What are you supposed to do, then? Buffer up writes and accept that you'll lose logs a minute or so before a power outage?

As much hell as we had with those SD cards I'd rather put tiny iPod spinners in them...

Losing the logs on a power outage may be a good compromise. Alternatively, you can buffer on a battery-powered RAM unit, accept that your cards will be short-lived, immediately send the logs through some network, not log...

When you are designing the hardware, you have lots and lots of choices.

Yeah. This company wasn't big enough to entertain battery backups, and the product was not expensive enough to add hardware that didn't bring in more sales.
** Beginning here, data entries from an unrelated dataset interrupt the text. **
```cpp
int unet_conv3x3_mfma_supported(int Cin, int Cout);
int unet_conv3x3_fwd_mfma(const float* x, int ldx, const float* w, const float* bias, float* out, int ldo,
                          int N, int H, int W, int Cin, int Cout, int relu, void* stream);
int unet_conv3x3_dgrad_mfma(const float* dz, int lddz, const float* w, float* dx, int lddx,
                            int N, int H, int W, int Cin, int Cout, void* stream);
size_t unet_conv3x3_wgrad_mfma_workspace(int N, int H, int W, int Cin, int Cout);
int unet_conv3x3_wgrad_mfma(const float* xin, int ldx, const float* dz, int lddz, float* dw,
                            int N, int H, int W, int Cin, int Cout, void* ws, size_t ws_bytes, void* stream);
int unet_winograd_weight_transform(const float* w, float* U, int Cin, int Cout, int mode, void* stream);
int unet_winograd_weight_transform_batch(const void* jobs, int njobs, int total_blocks, void* stream);
// ... 81 lines not shown
int unet_convT2x2_wgrad_x6(const float* xin, int ldx, const float* dz, int lddz, float* dw,
                           int N, int H, int W, int Cin, int Cout, void* ws, size_t ws_bytes, void* stream);
size_t unet_convT2x2_wgrad_workspace(int N, int H, int W, int Cin, int Cout);
int unet_convT2x2_wgrad(const float* xin, int ldx, const float* dz, int lddz, float* dw,
                        int N, int H, int W, int Cin, int Cout, void* ws, size_t ws_bytes, void* stream);

int unet_bf16_pack_weights_batch(const void* jobs, int njobs, int total_blocks, void* stream);
int unet_convT2x2_bf16_supported(int N, int H, int W, int Cin, int Cout);
size_t unet_convT2x2_bf16_packed_bytes(int Cin, int Cout);
int unet_convT2x2_bf16_pack_weights(const float* w, void* packed, int Cin, int Cout, int mode, void* stream);
int unet_convT2x2_bf16_stats_rows(int N, int H, int W, int Cin, int Cout, int dgrad);
int unet_convT2x2_fwd_bf16(const void* x, int ldx, int x_bf16, const void* wp, const float* bias, void* out, int ldo, int out_bf16,
                           int N, int H, int W, int Cin, int Cout, float* stat_part, size_t stat_bytes, void* stream);
int unet_convT2x2_dgrad_bf16(const void* dz, int lddz, int dz_bf16, const void* wpd, void* dx, int lddx, int dx_bf16,
                             int N, int H, int W, int Cin, int Cout, const void* r_prev, int ldr, int r_bf16,
                             float* stat_part, size_t stat_bytes, void* stream);
int unet_convT2x2_wgrad_bf16_supported(int N, int H, int W, int Cin, int Cout);
size_t unet_convT2x2_wgrad_bf16_workspace(int N, int H, int W, int Cin, int Cout);
int unet_convT2x2_wgrad_bf16(const void* xin, int ldx, int x_bf16, const void* dz, int lddz, int dz_bf16, float* dw,
                                int N, int H, int W, int Cin, int Cout, void* ws, size_t ws_bytes, void* stream);

size_t unet_bn_workspace(long P, int C);
int unet_bn_train_stats(const float* r, int ldr, long P, int C, const float* gamma, const float* beta,
                        float eps, float momentum, int unbiased_moving_var, float* moving_mean, float* moving_var,
                        float* mean, float* invstd, float* scale, float* shift, void* ws, size_t ws_bytes, void* stream);
int unet_bn_train_finalize_partials(const float* part, int rows, long P, int C, const float* gamma, const float* beta,
                                    float eps, float momentum, int unbiased_moving_var, float* moving_mean, float* moving_var,
                                    float* mean, float* invstd, float* scale, float* shift, void* stream);
int unet_bn_eval_coeffs(const float* gamma, const float* beta, const float* moving_mean, const float* moving_var,
                        float eps, int C, float* scale, float* shift, void* stream);
int unet_bn_apply(const float* r, int ldr, const float* scale, const float* shift, float* y, int ldy, long P, int C, void* stream);
int unet_bn_apply_maxpool(const float* r, int ldr, const float* scale, const float* shift, float* y, int ldy,
                          float* pooled, int ldp, uint8_t* idx, int N, int H, int W, int C, void* stream);
int unet_bn_bwd(const float* dy, int lddy, const float* r, int ldr, const float* gamma, const float* mean,
                const float* invstd, long P, int C, int relu, float* dz, int lddz, float* dgamma, float* dbeta,
                float* dbias, void* ws, size_t ws_bytes, void* stream);

int unet_bn_bwd_pooled(const float* dy_skip, int lddy, const float* pooled_dy, int ldp, const uint8_t* idx, int N, int H, int W,
                       const float* r, int ldr, const float* gamma, const float* mean, const float* invstd, int C, int relu,
                       float* dz, int lddz, float* dgamma, float* dbeta, float* dbias, void* ws, size_t ws_bytes, void* stream);
int unet_bn_bwd_any(const void* dy, int lddy, const void* pooled_dy, int ldp, const uint8_t* idx, int N, int H, int W,
                    const void* r, int ldr, const float* gamma, const float* mean, const float* invstd, int C, int relu,
                    void* dz, int lddz, int dz_bf16, float* dgamma, float* dbeta, float* dbias, const float* part_sums, int rows,
                    void* ws, size_t ws_bytes, void* stream, int r_bf16, int dy_bf16, int pooled_dy_bf16, int* host_bias_rows);
int unet_bn_bwd_bias(const void* ws, int rows, int C, float* dbias, void* stream);
int unet_bn_apply_any(const void* r, int ldr, int r_bf16, const float* scale, const float* shift, void* y, int ldy, int y_bf16,
                      void* pooled, int ldp, uint8_t* idx, int N, int H, int W, int C, void* stream);
int unet_bn_finalize_apply_any(const float* part, int rows, const float* gamma, const float* beta, float eps, float momentum,
                               int unbiased_moving_var, float* moving_mean, float* moving_var, float* mean, float* invstd,
                               uint32_t* counter, uint32_t counter_target,
                               const void* r, int ldr, int r_bf16, float* scale, float* shift, void* y, int ldy, int y_bf16,
                               void* pooled, int ldp, uint8_t* idx, int N, int H, int W, int C, void* stream);
int unet_bn_bwd_from_partials(const float* dy, int lddy, const float* r, int ldr, const float* gamma, const float* mean,
                              const float* invstd, long P, int C, int relu, float* dz, int lddz, float* dgamma, float* dbeta,
                              float* dbias, const float* part_sums, int rows, void* ws, size_t ws_bytes, void* stream);

int unet_maxpool2x2_fwd(const void* x, int ldx, void* y, int ldy, uint8_t* idx, int N, int H, int W, int C, int t_bf16, void* stream);
int unet_maxpool2x2_bwd(const void* dy, int lddy, const uint8_t* idx, void* dx, int lddx,
                        int N, int H, int W, int C, int accumulate, int t_bf16, void* stream);
int unet_dropout(const void* x, int ldx, void* out, int ldo, long P, int C, const uint8_t* mask,
                 uint32_t seed, float rate, int t_bf16, void* stream);

size_t unet_softmax_ce_workspace(long P);
int unet_softmax_ce(const float* logits, int ldz, const int* labels_onehot, float* prob, float* dlogits, int lddz,
                    long P, int K, float label_smoothing, float loss_scale, float grad_scale, float ce_clip_eps,
                    float* loss_out, float* correct_out, void* ws, size_t ws_bytes, void* stream);
// ... 70 lines not shown
```

semantic-segmentation-unet_amd/csrc/norm.hip:

```cpp
#include "common.h"
#include <stdlib.h>

namespace {

typedef int i32x4v __attribute__((ext_vector_type(4)));
constexpr int kApplyNT = (UNET_NT & UNET_NT_LDAPPLY) != 0;

template <class T, int NT> __device__ __forceinline__ T bn_ld(const T* p) {
    if constexpr (NT != 0) return __builtin_nontemporal_load(p); else return *p;
}
template <int VEC, int NT = 0> __device__ __forceinline__ void vload(float (&v)[VEC], const float* p) {
    if constexpr (VEC == 8) {
        const f32x4 t = bn_ld<f32x4, NT>(reinterpret_cast<const f32x4*>(p)), u = bn_ld<f32x4, NT>(reinterpret_cast<const f32x4*>(p + 4));
        v[0] = t[0]; v[1] = t[1]; v[2] = t[2]; v[3] = t[3]; v[4] = u[0]; v[5] = u[1]; v[6] = u[2]; v[7] = u[3];
    } else if constexpr (VEC == 4) { const f32x4 t = bn_ld<f32x4, NT>(reinterpret_cast<const f32x4*>(p)); v[0] = t[0]; v[1] = t[1]; v[2] = t[2]; v[3] = t[3]; }
    else v[0] = *p;
}
__device__ __forceinline__ float bf_lo(unsigned w) { return __builtin_bit_cast(float, w << 16); }
__device__ __forceinline__ float bf_hi(unsigned w) { return __builtin_bit_cast(float, w & 0xffff0000u); }
template <int VEC, int NT = 0> __device__ __forceinline__ void vload_dt(float (&v)[VEC], const float* base, size_t idx, int in16) {
    if constexpr (VEC == 8) {
        if (in16) {
            const unet_u32x4 t = bn_ld<unet_u32x4, NT>(reinterpret_cast<const unet_u32x4*>(reinterpret_cast<const uint16_t*>(base) + idx));
            v[0] = bf_lo(t[0]); v[1] = bf_hi(t[0]); v[2] = bf_lo(t[1]); v[3] = bf_hi(t[1]);
// ... 282 lines not shown
        for (int e = 0; e < VEC; ++e) v[e] = fmaf(a[e], v[e], b[e]);
        vstore_dt<VEC>(y, (size_t)pix * ldy + c0, v, out16 & 1);
    }
}

template <int VEC>
__global__ __launch_bounds__(256) void bn_apply_pool_kernel(const float* __restrict__ r, int ldr, const float* scale,
        const float* shift, float* __restrict__ y, int ldy, float* __restrict__ pooled, int ldp, uint8_t* __restrict__ idx,
        int N, int H, int W, int C, int tpp, int out16, BnFin fin) {
    if (fin.part) bn_finalize_then_wait(fin, C, const_cast<float*>(scale), const_cast<float*>(shift));
    const Lay l = make_lay<VEC>(C, tpp);
    if (!l.active) return;
    const int H2 = H / 2, W2 = W / 2;
    const long total = (long)N * H2 * W2, S = (long)gridDim.x * l.npl;
    float a[VEC], b[VEC];
    bn_coef_load<VEC>(a, scale + l.c0, fin.part != nullptr); bn_coef_load<VEC>(b, shift + l.c0, fin.part != nullptr);
    for (long opix = (long)blockIdx.x * l.npl + l.pl; opix < total; opix += S) {
        long t = opix; const int ox = (int)(t % W2); t /= W2; const int oy = (int)(t % H2); const int n = (int)(t / H2);
        float best[VEC]; uint8_t bi[VEC];
        float v[4][VEC];
#pragma unroll
        for (int pos = 0; pos < 4; ++pos) {
            const size_t pix = (size_t)((long)n * H + 2 * oy + (pos >> 1)) * W + 2 * ox + (pos & 1);
            vload_dt<VEC, kApplyNT>(v[pos], r, pix * ldr + l.c0, out16 & 2);
        }
#pragma unroll
        for (int pos = 0; pos < 4; ++pos) {
            const size_t pix = (size_t)((long)n * H + 2 * oy + (pos >> 1)) * W + 2 * ox + (pos & 1);
#pragma unroll
            for (int e = 0; e < VEC; ++e) {
                v[pos][e] = fmaf(a[e], v[pos][e], b[e]);
                if (pos == 0 || v[pos][e] > best[e]) { best[e] = v[pos][e]; bi[e] = (uint8_t)pos; }
            }
            vstore_dt<VEC>(y, pix * ldy + l.c0, v[pos], out16 & 1);
        }
        vstore_dt<VEC>(pooled, (size_t)opix * ldp + l.c0, best, out16 & 1);
        const uint32_t w0 = (uint32_t)bi[0] | ((uint32_t)bi[1] << 8) | ((uint32_t)bi[2] << 16) | ((uint32_t)bi[3] << 24);
        if constexpr (VEC == 8) {
            const uint32_t w1 = (uint32_t)bi[4] | ((uint32_t)bi[5] << 8) | ((uint32_t)bi[6] << 16) | ((uint32_t)bi[7] << 24);
            *reinterpret_cast<uint2*>(idx + (size_t)opix * C + l.c0) = make_uint2(w0, w1);
        } else {
            *reinterpret_cast<uint32_t*>(idx + (size_t)opix * C + l.c0) = w0;
        }
    }
}
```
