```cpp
bool wants_fold(const me_block_desc* d) {
    return d->dtype != ME_BF16X3 && d->qkv_wf && d->fc1_wf && d->qkv_s && d->qkv_c && d->fc1_s && d->fc1_c && d->res_dtype == d->dtype;
}
size_t stats_scratch(const Dims& s) { return 2 * align256(me_row_stats_partial_bytes(s.M, s.C)) + 2 * align256((size_t)s.M * 8); }
bool emits_stats(const me_block_desc* d, const Dims& s) {
    if (!wants_fold(d) || d->gamma1 || d->gamma2 || s.C % ME_STATS_GROUP) return false;
// ... 406 lines not shown
        if (!dW && !dB) return ME_OK;
        int r = fork(fk);
        if (r) return r;
        if (dW) {
            gemm_desc(g, ME_GEMM_TN, dt, n_out, n_in, s.M, dOut, n_out, In, n_in, dW, n_in, gr->w_dtype);
            g.beta = beta; g.workspace = wgws; g.workspace_bytes = (int64_t)gsz;
            const bool fuse = dB && me_gemm_fuses_colsum(&g);
            if (fuse) g.colsum_a = dB;
            r = me_gemm(&g, wstream);
            if (r) return r;
            if (fuse) return ME_OK;
        }
        if (dB) return me_colsum(dOut, dt, n_out, s.M, n_out, dB, gr->accumulate, waws, wstream);
        return ME_OK;
    };

    const void* dyc = dy;
    if (rdt != dt) {
        if ((rc = me_cast(dy, rdt, dy_c, dt, s.M * s.C, stream))) return rc;
        dyc = dy_c;
    }
    if ((rc = wgrad(0, dyc, s.C, v.a, s.Hd, gr->fc2_w, gr->fc2_b))) return join(rc);
    if ((rc = nt(dyc, s.C, d->fc2_wt, dh, s.Hd, v.hpre))) return join(rc);
    if ((rc = wgrad(1, dh, s.Hd, v.xn2, s.C, gr->fc1_w, gr->fc1_b))) return join(rc);
    if ((rc = nt(dh, s.Hd, d->fc1_wt, dxn, s.C, nullptr))) return join(rc);
    rc = me_ln_bwd_deferred(dxn, dt, v.x1, rdt, v.mean2, v.rstd2, d->ln2_g, dy, rdt, dx1, rdt, gr->ln2_g, gr->ln2_b, gr->accumulate, s.M,
                            s.C, ln2_ws, stream, &folds[0]);
    if (rc) return join(rc);
    const void* dx1c = dx1;
    if (rdt != dt) {
        if ((rc = me_cast(dx1, rdt, dx1_c, dt, s.M * s.C, stream))) return join(rc);
        dx1c = dx1_c;
    }
    if ((rc = wgrad(2, dx1c, s.C, v.o, s.C, gr->proj_w, gr->proj_b))) return join(rc);
    if ((rc = nt(dx1c, s.C, d->proj_wt, dout, s.C, nullptr))) return join(rc);
    rc = me_attention_bwd(v.qkv, s.C3, v.o, s.C, dout, s.C, v.lse, delta, dqkv, s.C3, d->B, d->N, d->heads, s.hd, d->scale, dt, 0.f, 0, stream);
    if (rc) return join(rc);
    if ((rc = wgrad(3, dqkv, s.C3, v.xn1, s.C, gr->qkv_w, gr->qkv_b))) return join(rc);
    if ((rc = nt(dqkv, s.C3, d->qkv_wt, dxn, s.C, nullptr))) return join(rc);
    rc = me_ln_bwd_deferred(dxn, dt, x, rdt, v.mean1, v.rstd1, d->ln1_g, dx1, rdt, dx, rdt, gr->ln1_g, gr->ln1_b, gr->accumulate, s.M, s.C,
                            aws, stream, &folds[1]);
    if (rc) return join(rc);
    return join(me_ln_bwd_fold_sets(folds, 2, s.C, stream));
}

extern "C" int me_block_bwd_overlap(int enable) {
    const int prev = wgrad_overlap_on() ? 1 : 0;
    g_wgrad_overlap.store(enable ? 1 : 0);
    return prev;
}

extern "C" int me_encoder_fwd(const me_block_desc* blocks, int n_blocks, const void* x, void* y, void* pingpong, void* workspace,
                              size_t workspace_bytes, void* stream) {
// ... 37 lines not shown
```

### metatransformer_amd/csrc/common.h

```cpp
#pragma once
constexpr int ME_POL_LN_ST = 0;
constexpr int ME_POL_LN_LD = 0;
constexpr int ME_POL_ATTN_ST = 0;
constexpr int ME_POL_SLAB = 0;
#define ME_NT_LOAD(POL, ptr) ((POL) ? __builtin_nontemporal_load(ptr) : *(ptr))
#define ME_NT_STORE(POL, val, ptr) do { if (POL) __builtin_nontemporal_store((val), (ptr)); else *(ptr) = (val); } while (0)
#include <hip/hip_runtime.h>
#include <stdint.h>
#include <stdio.h>
#include "../../include/metaenc.h"

typedef __bf16 bf16_t;
typedef __attribute__((ext_vector_type(8))) __bf16 bf16x8;
typedef __attribute__((ext_vector_type(4))) __bf16 bf16x4;
typedef __attribute__((ext_vector_type(2))) __bf16 bf16x2;
typedef __attribute__((ext_vector_type(16))) float f32x16;
typedef __attribute__((ext_vector_type(4))) float f32x4;
typedef __attribute__((ext_vector_type(2))) float f32x2;
typedef __attribute__((ext_vector_type(4))) uint32_t u32x4;
constexpr float ME_GG8_LO = -0.13f, ME_GG8_STEP = 1.26f / 255.0f;
constexpr int ME_STATS_GROUP = 256;
typedef __attribute__((ext_vector_type(2))) uint32_t u32x2;

#define ME_WAVE 64
// ... 30 lines not shown
    static int n = 0;
    if (!n) {
        int dev = 0;
        (void)hipGetDevice(&dev);
        if (hipDeviceGetAttribute(&n, hipDeviceAttributeMultiprocessorCount, dev) != hipSuccess || n <= 0) n = 256;
    }
    return n;
}

struct ProfScope {
    hipEvent_t e0 = nullptr;
    hipStream_t stream;
    int op, dt;
    int64_t M, N, K;
    int plan = 0;
    ProfScope(int op, int dt, int64_t M, int64_t N, int64_t K, hipStream_t stream);
    ~ProfScope();
};
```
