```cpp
typedef struct rcv_handle rcv_handle;

int  rcv_create(int device, rcv_handle** out);
int  rcv_create_planner(int num_cus, rcv_handle** out);
int  rcv_destroy(rcv_handle* h);
const char* rcv_last_error(void);
int  rcv_version(void);
int  rcv_num_cus(const rcv_handle* h);
// ... 29 lines not shown
  RCV_OP_SGD         = 27,
  RCV_OP_NOP         = 28,
  RCV_OP_WGRAD_REDUCE_BATCH = 29,
  RCV_OP_POOL_CLS_FWD = 30,
  RCV_OP_POOL_CLS_BWD = 31,
  RCV_OP_OBJECT_MATCH = 32,
  RCV_OP_LP_TAIL_FWD = 33,
  RCV_OP_LP_TAIL_BWD = 34,
  RCV_OP_LP_BATCH = 35,
  RCV_OP_BATCH_PREP = 36,
  RCV_OP_CLS_LABEL = 37,
  RCV_OP_FRAME_PREP = 38,
  RCV_OP_BNN_STAGE_FWD = 39,
  RCV_OP_BNN_STAGE_BWD = 40,
  RCV_OP_BNN_HEAD_FWD = 41,
  RCV_OP_BNN_HEAD_BWD = 42
};

enum {
  RCV_LOAD_PLAIN    = 0,
  RCV_LOAD_AFFINE   = 1,
  RCV_LOAD_GRAD_ENC = 2,
  RCV_LOAD_GRAD_DEC = 3,
  RCV_LOAD_NCHW     = 4,
  RCV_LOAD_AFFINE_RELU = 5
};

enum {
  RCV_STATS_NONE   = 0,
  RCV_STATS_FWD    = 1,
  RCV_STATS_BWD_ENC= 2,
// ... 173 lines not shown
```

robocupvision_amd/_lib.py:

```python
from __future__ import annotations

import ctypes as C
import os
import threading

_HERE = os.path.dirname(os.path.abspath(__file__))
LIB_PATH = os.environ.get("RCV_LIBRARY") or os.path.join(_HERE, "librcv.so")

RCV_I_N, RCV_I_H, RCV_I_W, RCV_I_CIN, RCV_I_COUT, RCV_I_HO, RCV_I_WO, RCV_I_STRIDE, RCV_I_DIL, \
    RCV_I_INMODE, RCV_I_INMODE2, RCV_I_STATS, RCV_I_NPART, RCV_I_NSPLIT, RCV_I_COUNT, RCV_I_AUX0, RCV_I_AUX1 = range(17)
RCV_I__N = 20
(RCV_P_IN, RCV_P_IN_AUX, RCV_P_IN_C, RCV_P_W, RCV_P_BIAS, RCV_P_OUT, RCV_P_RESID, RCV_P_EPI_AUX, RCV_P_EPI_C,
 RCV_P_PART, RCV_P_IN2, RCV_P_IN2_AUX, RCV_P_IN2_C, RCV_P_X0, RCV_P_X1, RCV_P_X2, RCV_P_X3, RCV_P_X4, RCV_P_X5) = range(19)
RCV_P__N = 20

(OP_CONV, OP_TCONV, OP_WGRAD, OP_WGRAD_REDUCE, OP_PACK, OP_BN_FINALIZE, OP_BN_EVAL, OP_BN_BWD, OP_COMBINE, OP_CLS_FWD,
 OP_CLS_BWD, OP_CE_FWD, OP_CE_BWD, OP_POOL_FWD, OP_POOL_BWD, OP_ADAM_L1, OP_MEMSET, OP_CONV1X1, OP_ADD_SLICE,
 OP_MATERIALIZE, OP_BWD_STATS, OP_CONFUSION, OP_DICE_FWD, OP_DICE_BWD, OP_NHWC_TO_NCHW, OP_NCHW_TO_NHWC, OP_SGD, OP_NOP,
 OP_WGRAD_REDUCE_BATCH, OP_POOL_CLS_FWD, OP_POOL_CLS_BWD) = range(1, 32)
OP_OBJECT_MATCH = 32
OP_LP_TAIL_FWD, OP_LP_TAIL_BWD, OP_LP_BATCH = 33, 34, 35
OP_BATCH_PREP = 36
OP_CLS_LABEL = 37
OP_FRAME_PREP = 38
OP_BNN_STAGE_FWD, OP_BNN_STAGE_BWD, OP_BNN_HEAD_FWD, OP_BNN_HEAD_BWD = 39, 40, 41, 42
CLS_LABEL_FEATURES, CLS_LABEL_LOGITS, CLS_LABEL_CLASSMAP = range(3)

LOAD_PLAIN, LOAD_AFFINE, LOAD_GRAD_ENC, LOAD_GRAD_DEC, LOAD_NCHW, LOAD_AFFINE_RELU = range(6)
STATS_NONE, STATS_FWD, STATS_BWD_ENC, STATS_BWD_DEC = range(4)
F_BIAS, F_RELU, F_RESID, F_OUT_NCHW, F_FLIP, F_TRANSPOSED_SRC, F_ARGMAX, F_TRAINING, F_CONCAT = 1, 2, 4, 8, 16, 32, 64, 128, 256
F_FUSED_UP = 512
F_FUSED_CE = 1024
F_SIDE_STREAM = 1 << 16
F_MFMA_FP32 = 1 << 17


class RcvOp(C.Structure):
    _fields_ = [("kind", C.c_int32), ("flags", C.c_uint32), ("i", C.c_int32 * RCV_I__N), ("f", C.c_float * 8),
                ("p", C.c_void_p * RCV_P__N)]

# ... 161 lines not shown
```

robocupvision_amd/csrc/small_kernels.hip:

```cpp
#include "rcv_internal.h"
#include "cls_common.h"

__device__ __forceinline__ float wave_sum(float v) {
#pragma unroll
  for (int sh = 32; sh >= 1; sh >>= 1) v += __shfl_xor(v, sh);
  return v;
}
__device__ __forceinline__ double wave_sum_d(double v) {
#pragma unroll
  for (int sh = 32; sh >= 1; sh >>= 1) v += __shfl_xor(v, sh);
  return v;
}

__global__ void pack_kernel(const rcv_pack_job* __restrict__ jobs) {
  const rcv_pack_job jb = jobs[blockIdx.y];
  const int per_tap = jb.rows_pad * jb.cols_pad;
  if (jb.merged == 2) {
    const int rows = jb.rows_from_d1 ? jb.D1 : jb.D0;
    const int cols = jb.rows_from_d1 ? jb.D0 : jb.D1;
    for (int e = blockIdx.x * blockDim.x + threadIdx.x; e < per_tap; e += gridDim.x * blockDim.x) {
      const int row = e / jb.cols_pad, col = e - row * jb.cols_pad;
      float g[3][3];
      const bool ok = row < rows && col < cols;
      const int d0 = jb.rows_from_d1 ? col : row, d1 = jb.rows_from_d1 ? row : col;
// ... 185 lines not shown
    v.x = fmaxf(fmaf(a.x, s.x, h.x), 0.f); v.y = fmaxf(fmaf(a.y, s.y, h.y), 0.f);
    v.z = fmaxf(fmaf(a.z, s.z, h.z), 0.f); v.w = fmaxf(fmaf(a.w, s.w, h.w), 0.f);
    float4 b = sld4(r + e * 4);
    if (mode2 != RCV_LOAD_PLAIN) {
      const float4 s2 = sld4(rc + ch), h2 = sld4(rc + C + ch);
      b.x = fmaf(b.x, s2.x, h2.x); b.y = fmaf(b.y, s2.y, h2.y); b.z = fmaf(b.z, s2.z, h2.z); b.w = fmaf(b.w, s2.w, h2.w);
      if (mode2 == RCV_LOAD_AFFINE_RELU) { b.x = fmaxf(b.x, 0.f); b.y = fmaxf(b.y, 0.f); b.z = fmaxf(b.z, 0.f); b.w = fmaxf(b.w, 0.f); }
    }
    sst4(out + pix * 2 * C + ch, v);
    sst4(out + pix * 2 * C + C + ch, b);
  }
}

#define CE_MAX_C 8

template <int CIN, bool FUSED, bool CE>
__global__ void cls_fwd_kernel(const float* __restrict__ x, const float* __restrict__ w, const float* __restrict__ bias,
                               float* __restrict__ out, int N, int HW, int COUT, const float* __restrict__ tc,
                               const float* __restrict__ r, const float* __restrict__ rc, int mode2,
                               const int64_t* __restrict__ target, const float* __restrict__ cw, float* __restrict__ part,
                               uint8_t* __restrict__ argmax, int rch) {
  __shared__ float ws[CLS_MAX_OUT * CIN + CLS_MAX_OUT];
  __shared__ double sh[3][4];
  for (int e = threadIdx.x; e < COUT * CIN; e += blockDim.x) ws[e] = w[e];
  for (int e = threadIdx.x; e < COUT; e += blockDim.x) ws[CLS_MAX_OUT * CIN + e] = bias ? bias[e] : 0.f;
  __syncthreads();
  double a_nll = 0.0, a_w = 0.0, a_ok = 0.0;
  const size_t total = (size_t)N * HW;
  for (size_t p = (size_t)blockIdx.x * blockDim.x + threadIdx.x; p < total; p += (size_t)gridDim.x * blockDim.x) {
    float v[CIN];
    cls_load_up<CIN, FUSED>(v, x, tc, r, rc, mode2, p, rch);
    const size_t n = p / HW, hw = p % HW;
    float lg[CLS_MAX_OUT];
#pragma unroll
    for (int c = 0; c < CLS_MAX_OUT; ++c) {
      if (c < COUT) {
        float u = ws[CLS_MAX_OUT * CIN + c];
#pragma unroll
        for (int k = 0; k < CIN; ++k) u = fmaf(v[k], ws[c * CIN + k], u);
        __builtin_nontemporal_store(u, out + (n * COUT + c) * HW + hw);
        lg[c] = u;
      }
    }
    if (CE) {
      float mx = -INFINITY;
      int am = 0;
#pragma unroll
      for (int c = 0; c < CLS_MAX_OUT; ++c) if (c < COUT && lg[c] > mx) { mx = lg[c]; am = c; }
      float se = 0.f;
#pragma unroll
      for (int c = 0; c < CLS_MAX_OUT; ++c) if (c < COUT) se += expf(lg[c] - mx);
      const int tg = (int)target[p];
      float vt = 0.f;
#pragma unroll
      for (int c = 0; c < CLS_MAX_OUT; ++c) if (c == tg && c < COUT) vt = lg[c];
      const float wt = (unsigned)tg < (unsigned)COUT ? (cw ? cw[tg] : 1.f) : 0.f;
      const float nll = (mx - vt) + logf(se);
      a_nll += (double)(wt * nll);
      a_w += (double)wt;
      a_ok += (am == tg) ? 1.0 : 0.0;
      if (argmax) argmax[p] = (uint8_t)am;
    }
  }
  if (CE) {
    a_nll = wave_sum_d(a_nll); a_w = wave_sum_d(a_w); a_ok = wave_sum_d(a_ok);
    const int wv = threadIdx.x >> 6;
    if ((threadIdx.x & 63) == 0) { sh[0][wv] = a_nll; sh[1][wv] = a_w; sh[2][wv] = a_ok; }
    __syncthreads();
    if (threadIdx.x < 3) {
      double t = 0.0;
      for (int i = 0; i < (int)(blockDim.x >> 6); ++i) t += sh[threadIdx.x][i];
      part[(size_t)blockIdx.x * 3 + threadIdx.x] = (float)t;
    }
  }
}
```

And we logged too much to pull all the logs over WAN all the time, resulting in a clever hack for remotely browsing logs with (relative) security

Honestly we could have batched up the logs.

There are industrial microSD's with pSLC memory, e.g. Kingston's SDCIT2 line. Those are significantly more durable - in a few years of using them I haven't managed to kill a single one. Much pricier per-GB, though.
I've seen some flash drives that prepare a pool of free AU blocks which is common with Phison controllers

They prepare and erase a new pool only when it's full causing bursts in speeds and long periods of unresponsiveness (10 sec) while writing, reading is blocked as well. You can see it as a zigzag in file transfer speed graphs. This is not to be confused with OS buffer flushing.

While I couldn't find any official info for the reasons behind it, it's assumed that the erase speed is slow on low quality flash and hence the controller has to pool in order to erase pages in parallel, increasing speed when copying small files between computers on plug and unplug.

In my case it was about 500MB before before freezing on a 128GB flash drive.

It sort of depends, but in general flash cannot write a page without erasing it first. Sometimes you can set, but not un-set bits (can be a 0 or 1 depending, usually 0 is 'set') without erasing a page.

At the lowest level this means to update a page you have to first read it all back out, apply your modifications, then write back in a single operation. You must always write the full page size.

In high level contexts like SD cards or SSDs being driven by an operating system, all of this is handled transparently in the background. If you're using raw flash in an embedded context, you usually have to manage this yourself (or let a library do it for you).

Why there's not generalized discard/trim capabilities on USB/SD devices? It should be "easy" to agree some standard on that.
Even more strangely, proprietary SxS/XQD cards also don't support discard/trim, neither for devices nor from a PC. Only the more recent CFX cards support trim (most of them, but not with every reader, and formatting in a camera doesn't seem to issue them, perhaps to aid with data recovery in case of accidental formats).
Are CFExpress cards similar/comparable at all to SD cards? Afaik CFExpress uses nvme, which will provide more features.

Also, interesting thing one can do if you have a need for a CFExpress card (like a camera) and want to save some money. You can buy an adapter online such as the linked one, and then buy an m2.2230 ssd and put it in there. That’s how I made myself a cheaper 1TB CFExpress B card for my camera, and it’s doing just fine, even with 8k30fps at ~3.5Gb/s.

https://www.bhphotovideo.com/c/product/1685487-REG/monster_a...

Does anyone have access to the full specs of some SD cards? To get access to the full specifications it seems like you're forced to join the SD Association: 2500$ p/year
I heard Anna's Archive might have SD Specifications.
What is the point of charging for it, especially such an outrageous amount?
The SD Association is a non-profit organization, but that doesn't mean that they don't have expenses to pay and mouths to feed.

It's $6.84 per day for a membership.

If that's an outrageous amount to you, then: Please remember that you are absolutely free to direct your rage into creating your own competing portable flash storage systems, and to license them in any way that you wish.

You may even include a free pony, if you choose. It's your world.